■ **Source information**:
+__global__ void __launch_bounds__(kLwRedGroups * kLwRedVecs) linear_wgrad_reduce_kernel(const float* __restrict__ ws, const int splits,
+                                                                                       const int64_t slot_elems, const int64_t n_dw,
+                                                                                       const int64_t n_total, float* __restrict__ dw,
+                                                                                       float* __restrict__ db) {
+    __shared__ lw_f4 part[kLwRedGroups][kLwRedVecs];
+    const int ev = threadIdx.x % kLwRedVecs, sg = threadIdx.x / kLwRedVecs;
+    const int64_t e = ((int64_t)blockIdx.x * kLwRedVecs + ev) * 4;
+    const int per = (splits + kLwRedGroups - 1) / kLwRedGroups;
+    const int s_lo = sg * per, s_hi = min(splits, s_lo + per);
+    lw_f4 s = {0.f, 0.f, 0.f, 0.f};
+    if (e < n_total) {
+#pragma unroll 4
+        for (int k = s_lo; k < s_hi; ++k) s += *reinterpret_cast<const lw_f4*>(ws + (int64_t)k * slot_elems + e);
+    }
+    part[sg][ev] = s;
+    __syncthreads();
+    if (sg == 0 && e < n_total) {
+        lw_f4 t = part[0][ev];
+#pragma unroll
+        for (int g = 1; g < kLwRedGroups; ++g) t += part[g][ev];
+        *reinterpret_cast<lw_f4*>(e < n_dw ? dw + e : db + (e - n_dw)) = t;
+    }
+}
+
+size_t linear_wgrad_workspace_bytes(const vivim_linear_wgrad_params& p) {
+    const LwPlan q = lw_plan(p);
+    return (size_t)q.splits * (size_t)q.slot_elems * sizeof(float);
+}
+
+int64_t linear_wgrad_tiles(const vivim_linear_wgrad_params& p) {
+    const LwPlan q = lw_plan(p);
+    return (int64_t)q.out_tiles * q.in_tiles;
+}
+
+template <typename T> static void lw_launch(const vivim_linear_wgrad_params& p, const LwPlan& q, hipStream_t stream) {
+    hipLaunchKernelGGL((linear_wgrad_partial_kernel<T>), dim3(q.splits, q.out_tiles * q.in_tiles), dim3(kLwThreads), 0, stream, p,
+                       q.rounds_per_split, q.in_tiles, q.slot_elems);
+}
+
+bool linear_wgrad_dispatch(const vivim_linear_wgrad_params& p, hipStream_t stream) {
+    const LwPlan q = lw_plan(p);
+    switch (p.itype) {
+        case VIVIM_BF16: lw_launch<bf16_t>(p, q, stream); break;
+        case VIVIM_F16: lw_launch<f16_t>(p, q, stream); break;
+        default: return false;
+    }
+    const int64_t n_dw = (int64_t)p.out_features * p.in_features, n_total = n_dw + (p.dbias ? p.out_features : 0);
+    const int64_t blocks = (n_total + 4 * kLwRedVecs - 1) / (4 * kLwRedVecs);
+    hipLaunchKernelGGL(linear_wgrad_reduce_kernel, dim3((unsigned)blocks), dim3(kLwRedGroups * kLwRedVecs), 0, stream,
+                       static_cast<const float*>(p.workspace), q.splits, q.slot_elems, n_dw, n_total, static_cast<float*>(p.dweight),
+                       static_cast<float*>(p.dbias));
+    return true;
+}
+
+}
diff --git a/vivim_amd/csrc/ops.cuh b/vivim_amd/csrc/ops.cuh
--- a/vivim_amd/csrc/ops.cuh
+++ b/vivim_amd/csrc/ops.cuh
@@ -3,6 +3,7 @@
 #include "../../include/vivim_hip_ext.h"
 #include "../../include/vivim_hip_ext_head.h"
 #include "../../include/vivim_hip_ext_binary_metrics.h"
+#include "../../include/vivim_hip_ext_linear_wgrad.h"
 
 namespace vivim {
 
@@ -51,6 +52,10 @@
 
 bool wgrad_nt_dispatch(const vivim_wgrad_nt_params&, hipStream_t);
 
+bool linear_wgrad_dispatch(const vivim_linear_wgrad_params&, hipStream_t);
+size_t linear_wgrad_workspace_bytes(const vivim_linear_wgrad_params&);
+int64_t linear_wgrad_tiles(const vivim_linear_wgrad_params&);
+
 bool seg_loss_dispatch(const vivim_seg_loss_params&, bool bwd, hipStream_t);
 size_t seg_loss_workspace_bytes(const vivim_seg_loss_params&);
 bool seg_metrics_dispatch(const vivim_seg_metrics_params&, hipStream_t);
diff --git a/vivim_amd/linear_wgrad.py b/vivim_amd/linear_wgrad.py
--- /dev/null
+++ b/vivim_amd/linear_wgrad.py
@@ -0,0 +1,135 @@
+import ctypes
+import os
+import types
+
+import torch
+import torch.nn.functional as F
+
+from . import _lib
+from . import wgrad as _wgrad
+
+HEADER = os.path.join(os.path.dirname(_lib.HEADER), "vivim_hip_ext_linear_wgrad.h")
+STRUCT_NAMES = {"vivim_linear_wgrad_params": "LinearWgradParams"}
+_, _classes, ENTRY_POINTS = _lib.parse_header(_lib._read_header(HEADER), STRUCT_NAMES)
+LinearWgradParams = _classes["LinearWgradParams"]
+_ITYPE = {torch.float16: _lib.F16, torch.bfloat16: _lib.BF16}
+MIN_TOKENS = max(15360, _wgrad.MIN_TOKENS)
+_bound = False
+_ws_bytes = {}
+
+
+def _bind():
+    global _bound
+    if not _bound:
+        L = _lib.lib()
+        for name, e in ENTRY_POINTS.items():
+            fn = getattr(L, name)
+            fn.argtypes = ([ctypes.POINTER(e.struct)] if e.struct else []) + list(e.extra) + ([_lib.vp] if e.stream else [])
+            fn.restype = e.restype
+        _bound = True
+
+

...

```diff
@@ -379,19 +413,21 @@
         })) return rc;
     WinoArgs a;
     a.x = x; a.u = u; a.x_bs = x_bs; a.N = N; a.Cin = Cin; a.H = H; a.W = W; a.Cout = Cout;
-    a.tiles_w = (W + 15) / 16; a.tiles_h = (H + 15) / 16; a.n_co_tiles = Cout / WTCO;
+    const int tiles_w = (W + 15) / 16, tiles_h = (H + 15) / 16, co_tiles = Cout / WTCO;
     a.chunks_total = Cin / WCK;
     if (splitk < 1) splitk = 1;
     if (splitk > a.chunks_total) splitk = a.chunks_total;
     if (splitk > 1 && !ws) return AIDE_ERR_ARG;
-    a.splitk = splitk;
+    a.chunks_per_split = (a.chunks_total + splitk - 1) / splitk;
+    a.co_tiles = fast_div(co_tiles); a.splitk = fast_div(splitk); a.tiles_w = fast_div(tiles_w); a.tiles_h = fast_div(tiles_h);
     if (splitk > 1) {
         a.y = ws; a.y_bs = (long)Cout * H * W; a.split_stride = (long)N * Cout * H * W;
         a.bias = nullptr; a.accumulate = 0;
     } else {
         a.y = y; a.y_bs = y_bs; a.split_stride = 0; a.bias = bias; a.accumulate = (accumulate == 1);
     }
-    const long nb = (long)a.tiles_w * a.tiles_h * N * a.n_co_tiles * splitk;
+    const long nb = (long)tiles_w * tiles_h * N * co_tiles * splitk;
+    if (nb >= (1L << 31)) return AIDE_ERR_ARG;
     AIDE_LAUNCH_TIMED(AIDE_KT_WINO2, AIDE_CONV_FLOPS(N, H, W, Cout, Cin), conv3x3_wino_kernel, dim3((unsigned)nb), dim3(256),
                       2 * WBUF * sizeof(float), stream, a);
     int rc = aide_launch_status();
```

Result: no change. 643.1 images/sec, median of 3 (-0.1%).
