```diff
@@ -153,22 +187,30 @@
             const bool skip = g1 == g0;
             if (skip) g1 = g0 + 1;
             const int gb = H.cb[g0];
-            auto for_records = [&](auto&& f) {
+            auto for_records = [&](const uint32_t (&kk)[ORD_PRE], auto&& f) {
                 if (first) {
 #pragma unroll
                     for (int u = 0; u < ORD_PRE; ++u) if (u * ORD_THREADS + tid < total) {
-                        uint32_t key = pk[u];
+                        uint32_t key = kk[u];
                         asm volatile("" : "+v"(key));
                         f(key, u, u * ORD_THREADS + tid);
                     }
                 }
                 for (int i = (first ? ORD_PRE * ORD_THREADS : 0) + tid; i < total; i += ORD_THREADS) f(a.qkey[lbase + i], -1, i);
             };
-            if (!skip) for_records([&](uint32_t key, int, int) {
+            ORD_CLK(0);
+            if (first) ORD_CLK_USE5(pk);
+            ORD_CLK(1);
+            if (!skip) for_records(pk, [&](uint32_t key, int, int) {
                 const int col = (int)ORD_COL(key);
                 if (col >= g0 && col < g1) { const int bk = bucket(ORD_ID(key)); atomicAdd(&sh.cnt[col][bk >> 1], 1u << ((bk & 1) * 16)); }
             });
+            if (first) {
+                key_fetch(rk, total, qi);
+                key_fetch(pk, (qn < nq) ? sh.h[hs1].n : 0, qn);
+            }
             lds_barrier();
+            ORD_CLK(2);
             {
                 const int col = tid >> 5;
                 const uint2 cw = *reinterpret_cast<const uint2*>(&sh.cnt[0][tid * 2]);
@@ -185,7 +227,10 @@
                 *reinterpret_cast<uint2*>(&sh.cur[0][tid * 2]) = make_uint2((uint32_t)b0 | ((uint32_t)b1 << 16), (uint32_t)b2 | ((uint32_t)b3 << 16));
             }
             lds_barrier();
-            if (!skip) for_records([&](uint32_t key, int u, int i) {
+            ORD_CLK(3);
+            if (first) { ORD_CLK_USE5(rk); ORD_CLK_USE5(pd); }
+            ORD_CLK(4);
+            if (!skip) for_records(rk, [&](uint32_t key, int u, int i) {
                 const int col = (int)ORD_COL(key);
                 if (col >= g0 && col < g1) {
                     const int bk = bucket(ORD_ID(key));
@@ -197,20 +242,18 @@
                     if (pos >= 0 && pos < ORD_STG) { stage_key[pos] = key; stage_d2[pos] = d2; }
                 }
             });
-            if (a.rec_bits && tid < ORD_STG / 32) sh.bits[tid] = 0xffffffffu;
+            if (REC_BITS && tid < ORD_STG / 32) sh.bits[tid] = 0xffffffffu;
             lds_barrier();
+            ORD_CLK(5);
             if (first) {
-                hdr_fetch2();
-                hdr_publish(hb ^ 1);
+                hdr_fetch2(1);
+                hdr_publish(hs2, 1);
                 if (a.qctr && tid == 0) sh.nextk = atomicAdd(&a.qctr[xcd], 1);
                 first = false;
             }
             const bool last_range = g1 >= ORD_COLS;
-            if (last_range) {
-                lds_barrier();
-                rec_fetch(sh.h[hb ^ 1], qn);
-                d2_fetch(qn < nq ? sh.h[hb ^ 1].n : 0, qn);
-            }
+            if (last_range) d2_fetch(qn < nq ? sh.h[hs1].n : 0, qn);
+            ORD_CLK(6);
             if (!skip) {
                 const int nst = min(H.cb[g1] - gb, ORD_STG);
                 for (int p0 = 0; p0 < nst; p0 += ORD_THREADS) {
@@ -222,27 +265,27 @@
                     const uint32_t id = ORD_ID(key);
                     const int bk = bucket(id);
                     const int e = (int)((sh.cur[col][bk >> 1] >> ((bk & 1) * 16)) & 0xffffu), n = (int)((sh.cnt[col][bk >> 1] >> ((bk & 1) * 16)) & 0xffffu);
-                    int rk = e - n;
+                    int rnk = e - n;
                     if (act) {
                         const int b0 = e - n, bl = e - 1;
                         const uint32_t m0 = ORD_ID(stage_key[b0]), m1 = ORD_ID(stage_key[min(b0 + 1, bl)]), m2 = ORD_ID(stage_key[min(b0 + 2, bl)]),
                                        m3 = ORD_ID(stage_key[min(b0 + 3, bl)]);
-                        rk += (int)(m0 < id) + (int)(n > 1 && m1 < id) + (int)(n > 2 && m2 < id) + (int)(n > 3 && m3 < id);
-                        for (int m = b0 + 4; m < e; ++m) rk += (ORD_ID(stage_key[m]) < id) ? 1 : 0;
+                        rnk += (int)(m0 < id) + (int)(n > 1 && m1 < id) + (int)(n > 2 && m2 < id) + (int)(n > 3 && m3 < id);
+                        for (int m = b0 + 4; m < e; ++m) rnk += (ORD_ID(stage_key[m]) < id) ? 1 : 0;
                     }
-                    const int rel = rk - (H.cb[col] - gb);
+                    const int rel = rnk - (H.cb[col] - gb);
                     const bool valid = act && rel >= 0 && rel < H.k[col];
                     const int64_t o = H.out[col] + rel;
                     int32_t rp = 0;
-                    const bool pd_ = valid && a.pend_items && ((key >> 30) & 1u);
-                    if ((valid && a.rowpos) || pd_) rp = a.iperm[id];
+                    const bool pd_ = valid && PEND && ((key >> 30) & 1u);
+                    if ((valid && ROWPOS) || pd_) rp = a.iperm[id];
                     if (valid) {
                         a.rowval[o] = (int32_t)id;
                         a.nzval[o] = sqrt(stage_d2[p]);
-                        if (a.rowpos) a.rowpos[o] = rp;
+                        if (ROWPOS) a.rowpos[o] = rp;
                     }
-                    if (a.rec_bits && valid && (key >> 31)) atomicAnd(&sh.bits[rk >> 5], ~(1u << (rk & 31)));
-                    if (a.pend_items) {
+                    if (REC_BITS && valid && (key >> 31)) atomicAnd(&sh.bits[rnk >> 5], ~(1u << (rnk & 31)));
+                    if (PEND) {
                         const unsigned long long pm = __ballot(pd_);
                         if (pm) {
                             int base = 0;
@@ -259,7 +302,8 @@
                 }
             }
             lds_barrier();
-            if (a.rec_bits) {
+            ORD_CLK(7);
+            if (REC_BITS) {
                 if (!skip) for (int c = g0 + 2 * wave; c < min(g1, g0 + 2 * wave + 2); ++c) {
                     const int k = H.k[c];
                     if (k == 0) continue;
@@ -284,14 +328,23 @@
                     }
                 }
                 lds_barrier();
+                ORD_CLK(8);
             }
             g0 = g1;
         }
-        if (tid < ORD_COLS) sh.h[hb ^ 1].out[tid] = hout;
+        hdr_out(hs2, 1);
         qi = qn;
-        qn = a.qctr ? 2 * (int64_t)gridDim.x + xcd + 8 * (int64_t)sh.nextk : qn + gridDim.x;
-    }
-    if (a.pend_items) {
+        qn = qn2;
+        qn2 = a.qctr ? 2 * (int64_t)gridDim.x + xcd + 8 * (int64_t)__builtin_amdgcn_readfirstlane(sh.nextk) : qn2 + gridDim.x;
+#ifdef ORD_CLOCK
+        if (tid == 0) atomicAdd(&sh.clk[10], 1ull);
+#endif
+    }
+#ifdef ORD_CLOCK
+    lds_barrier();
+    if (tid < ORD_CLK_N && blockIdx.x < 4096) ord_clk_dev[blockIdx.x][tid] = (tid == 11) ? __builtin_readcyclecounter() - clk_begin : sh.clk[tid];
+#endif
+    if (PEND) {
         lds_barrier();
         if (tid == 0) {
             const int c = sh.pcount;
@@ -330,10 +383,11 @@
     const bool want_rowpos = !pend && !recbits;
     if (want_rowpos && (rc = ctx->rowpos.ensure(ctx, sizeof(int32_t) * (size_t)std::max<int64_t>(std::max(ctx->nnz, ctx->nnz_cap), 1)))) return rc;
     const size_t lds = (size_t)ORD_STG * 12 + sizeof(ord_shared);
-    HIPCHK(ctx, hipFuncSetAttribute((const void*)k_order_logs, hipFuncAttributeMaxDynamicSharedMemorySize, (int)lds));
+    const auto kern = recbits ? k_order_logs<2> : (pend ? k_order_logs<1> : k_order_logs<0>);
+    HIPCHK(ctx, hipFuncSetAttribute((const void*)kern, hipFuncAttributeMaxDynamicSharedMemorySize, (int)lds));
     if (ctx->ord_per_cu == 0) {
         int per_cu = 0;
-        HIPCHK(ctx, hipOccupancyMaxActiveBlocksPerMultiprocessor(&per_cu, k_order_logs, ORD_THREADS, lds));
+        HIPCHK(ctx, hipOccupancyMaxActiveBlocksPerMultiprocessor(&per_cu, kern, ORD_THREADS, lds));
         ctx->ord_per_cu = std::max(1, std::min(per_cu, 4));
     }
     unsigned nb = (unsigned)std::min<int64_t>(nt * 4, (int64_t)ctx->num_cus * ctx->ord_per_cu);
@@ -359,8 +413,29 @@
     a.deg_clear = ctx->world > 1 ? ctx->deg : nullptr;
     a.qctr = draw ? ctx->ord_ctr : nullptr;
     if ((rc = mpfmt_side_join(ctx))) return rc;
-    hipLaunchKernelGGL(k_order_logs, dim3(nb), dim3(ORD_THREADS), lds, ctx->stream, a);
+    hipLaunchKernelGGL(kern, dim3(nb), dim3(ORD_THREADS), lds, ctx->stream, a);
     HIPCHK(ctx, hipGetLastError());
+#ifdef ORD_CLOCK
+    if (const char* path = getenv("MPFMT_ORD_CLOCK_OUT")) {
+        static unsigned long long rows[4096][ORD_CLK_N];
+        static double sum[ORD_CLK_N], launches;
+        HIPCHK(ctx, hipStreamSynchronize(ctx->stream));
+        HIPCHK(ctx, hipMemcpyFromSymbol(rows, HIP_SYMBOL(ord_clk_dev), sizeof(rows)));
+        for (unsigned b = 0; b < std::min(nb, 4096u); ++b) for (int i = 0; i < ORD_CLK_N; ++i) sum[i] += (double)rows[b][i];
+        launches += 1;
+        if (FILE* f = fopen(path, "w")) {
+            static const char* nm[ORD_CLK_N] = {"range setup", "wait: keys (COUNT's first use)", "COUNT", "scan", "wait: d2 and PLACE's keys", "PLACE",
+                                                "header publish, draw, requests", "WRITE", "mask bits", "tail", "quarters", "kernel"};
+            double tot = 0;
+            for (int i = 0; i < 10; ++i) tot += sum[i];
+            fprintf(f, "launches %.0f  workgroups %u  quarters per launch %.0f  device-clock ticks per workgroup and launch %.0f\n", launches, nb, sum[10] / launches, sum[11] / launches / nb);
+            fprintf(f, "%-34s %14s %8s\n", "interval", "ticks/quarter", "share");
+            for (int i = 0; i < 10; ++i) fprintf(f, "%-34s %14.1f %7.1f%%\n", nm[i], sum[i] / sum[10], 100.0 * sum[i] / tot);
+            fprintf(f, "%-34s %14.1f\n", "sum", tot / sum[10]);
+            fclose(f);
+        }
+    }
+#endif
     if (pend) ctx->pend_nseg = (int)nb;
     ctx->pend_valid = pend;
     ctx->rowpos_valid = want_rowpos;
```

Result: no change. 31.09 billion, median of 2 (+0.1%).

■ **Required work**: Take the line above containing "void __launch_bounds__(kLwRedGroups *", the line containing "1) / kLwRedGroups;", and all lines in between, and copy them exactly without anything else.

■ **Completed task**:
+__global__ void __launch_bounds__(kLwRedGroups * kLwRedVecs) linear_wgrad_reduce_kernel(const float* __restrict__ ws, const int splits,
+                                                                                       const int64_t slot_elems, const int64_t n_dw,
+                                                                                       const int64_t n_total, float* __restrict__ dw,
+                                                                                       float* __restrict__ db) {
+    __shared__ lw_f4 part[kLwRedGroups][kLwRedVecs];
+    const int ev = threadIdx.x % kLwRedVecs, sg = threadIdx.x / kLwRedVecs;
+    const int64_t e = ((int64_t)blockIdx.x * kLwRedVecs + ev) * 4;
+    const int per = (splits + kLwRedGroups - 1) / kLwRedGroups;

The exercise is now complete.